Um, well, perhaps the Wichita State University engineering researchers who have been looking into ways that hospitals can save money on energy might need to educate themselves a bit more about imaging. A Wichita State news release about the energy-efficiency endeavor suggests that “for some patient conditions, the same diagnosis can be made with interchangeable, lower-energy tests, such as a CT scan instead of an MRI, which reduces hospital energy use.”

A CT scan and an MRI are “interchangeable”? The image gently folks and others who are concerned about radiation exposure from medical imaging might disagree with that characterization.
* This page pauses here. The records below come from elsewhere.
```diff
diff --git a/pyopenvino_amd/op_plugins/Convolution.py b/pyopenvino_amd/op_plugins/Convolution.py
--- a/pyopenvino_amd/op_plugins/Convolution.py
+++ b/pyopenvino_amd/op_plugins/Convolution.py
@@ -398,20 +398,29 @@
         x, h, wd, pads_begin = xp, hp, r.pad_row, (0, 0)
     if not stem:
         wpack = packed_weights(node, r.pack, w, (h, wd) if r.pack in ('f32', 'f16') else ())
+    pool_node = node.get('_fuse_pool_out') if stem else None
+    if pool_node is not None:
+        node['_pooled_out'] = None
+        pooled = _pooled_extent(pool_node, oh, ow) if r.entry == 'pvhip_conv2d_stem_direct_f32' and into is None else None
+        if pooled is not None and dev.call('pvhip_conv2d_stem_direct_pool_supported', 0, c, h, wd, kn, kh, kw, *strides, *pads_begin, oh, ow, *pooled):
+            yp = node['_pooled_out'] = dev.DeviceTensor.empty((n, kn, pooled[0], pooled[1]))
+            operands = (n, h, wd, kn, oh, ow), (dev.ptr(pre_add), dev.ptr(bias), act_code, act_lo, act_hi)
+            late = node.get('_defer_out')
+            if late is None:
+                y = dev.DeviceTensor.empty((n, kn, oh, ow))
+                dev.call('pvhip_conv2d_stem_direct_pool_f32', dev.ptr(x), dev.ptr(wpack), dev.ptr(y), dev.ptr(yp), *operands[0], *pooled, *operands[1])
+                return y
+            dev.call('pvhip_conv2d_stem_direct_poolonly_f32', dev.ptr(x), dev.ptr(wpack), dev.ptr(yp), *operands[0], *pooled, *operands[1])
+
+            def fill(held=(x, wpack, pre_add, bias)):
+                y = dev.DeviceTensor.empty((n, kn, oh, ow))
+                dev.call('pvhip_conv2d_stem_direct_f32', dev.ptr(held[0]), dev.ptr(held[1]), dev.ptr(y), *operands[0], *operands[1])
+                return y
+            return dev.DeferredTensor((n, kn, oh, ow), lambda: late(fill))
     target, coff, ctotal, y = _dest(into, n, kn, oh, ow, blocked=r.out == 'blocked')
     if stem:
         image = (dev.ptr(pre_add),) if r.entry in _IMAGE_READERS else ()
         epilogue = (act_code,) if r.out == 'blocked' else (act_code, act_lo, act_hi)
-        pool_node = node.get('_fuse_pool_out')
-        if pool_node is not None:
-            node['_pooled_out'] = None
-            pooled = _pooled_extent(pool_node, oh, ow) if r.entry == 'pvhip_conv2d_stem_direct_f32' and into is None else None
-            if pooled is not None and dev.call('pvhip_conv2d_stem_direct_pool_supported', 0, c, h, wd, kn, kh, kw, *strides, *pads_begin, oh, ow, *pooled):
-                yp = dev.DeviceTensor.empty((n, kn, pooled[0], pooled[1]))
-                dev.call('pvhip_conv2d_stem_direct_pool_f32', dev.ptr(x), dev.ptr(wpack), dev.ptr(y), dev.ptr(yp), n, h, wd, kn, oh, ow, pooled[0], pooled[1],
-                         dev.ptr(pre_add), dev.ptr(bias), act_code, act_lo, act_hi)
-                node['_pooled_out'] = yp
-                return y
         dev.call(r.entry, dev.ptr(x), dev.ptr(wpack), dev.ptr(y), n, h, wd, kn, oh, ow, *image, dev.ptr(bias), *epilogue)
     elif r.out == 'blocked':
         dev.call(r.entry, dev.ptr(x), dev.ptr(wpack), dev.ptr(y), n, c, h, wd, kn, kh, kw, oh, ow, strides[0], strides[1], pads_begin[0],
```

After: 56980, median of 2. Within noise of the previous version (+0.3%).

imagingBiz, in a masterpiece of understatement, said the suggestion “creeps delicately into the clinical decision-making realm” and challenged Michael Overcash, PhD, one of the lead researchers, about it. Dr. Overcash responded:

We use the American College of Radiology ranking system of imaging equipment for each patient condition they list. Only if two machines are rated as the best do we say there is a choice available. In actuality, the imaging community must identify where they believe there are alternatives, and then our research can help them seek the one with a better environmental impact.

Dr. Overcash was quoted by imagingBiz on Wednesday. He and Janet Twomey, PhD, both professors of industrial and manufacturing engineering, led the energy-efficiency team. They worked with the Robert J. Dole VA Medical Center, the Wesley Medical Center, and Cypress Women’s Imaging, all of Wichita, Kansas.

We certainly agree that it’s a good idea to examine possible ways to reduce energy use. And smart, highly educated academics are a valuable resource for such an examination. But the Wichita State news release says the team worked with the Wichita hospitals and clinic “to help their radiology departments understand how energy is used for CT scans, MRIs, X-rays, and ultrasounds.”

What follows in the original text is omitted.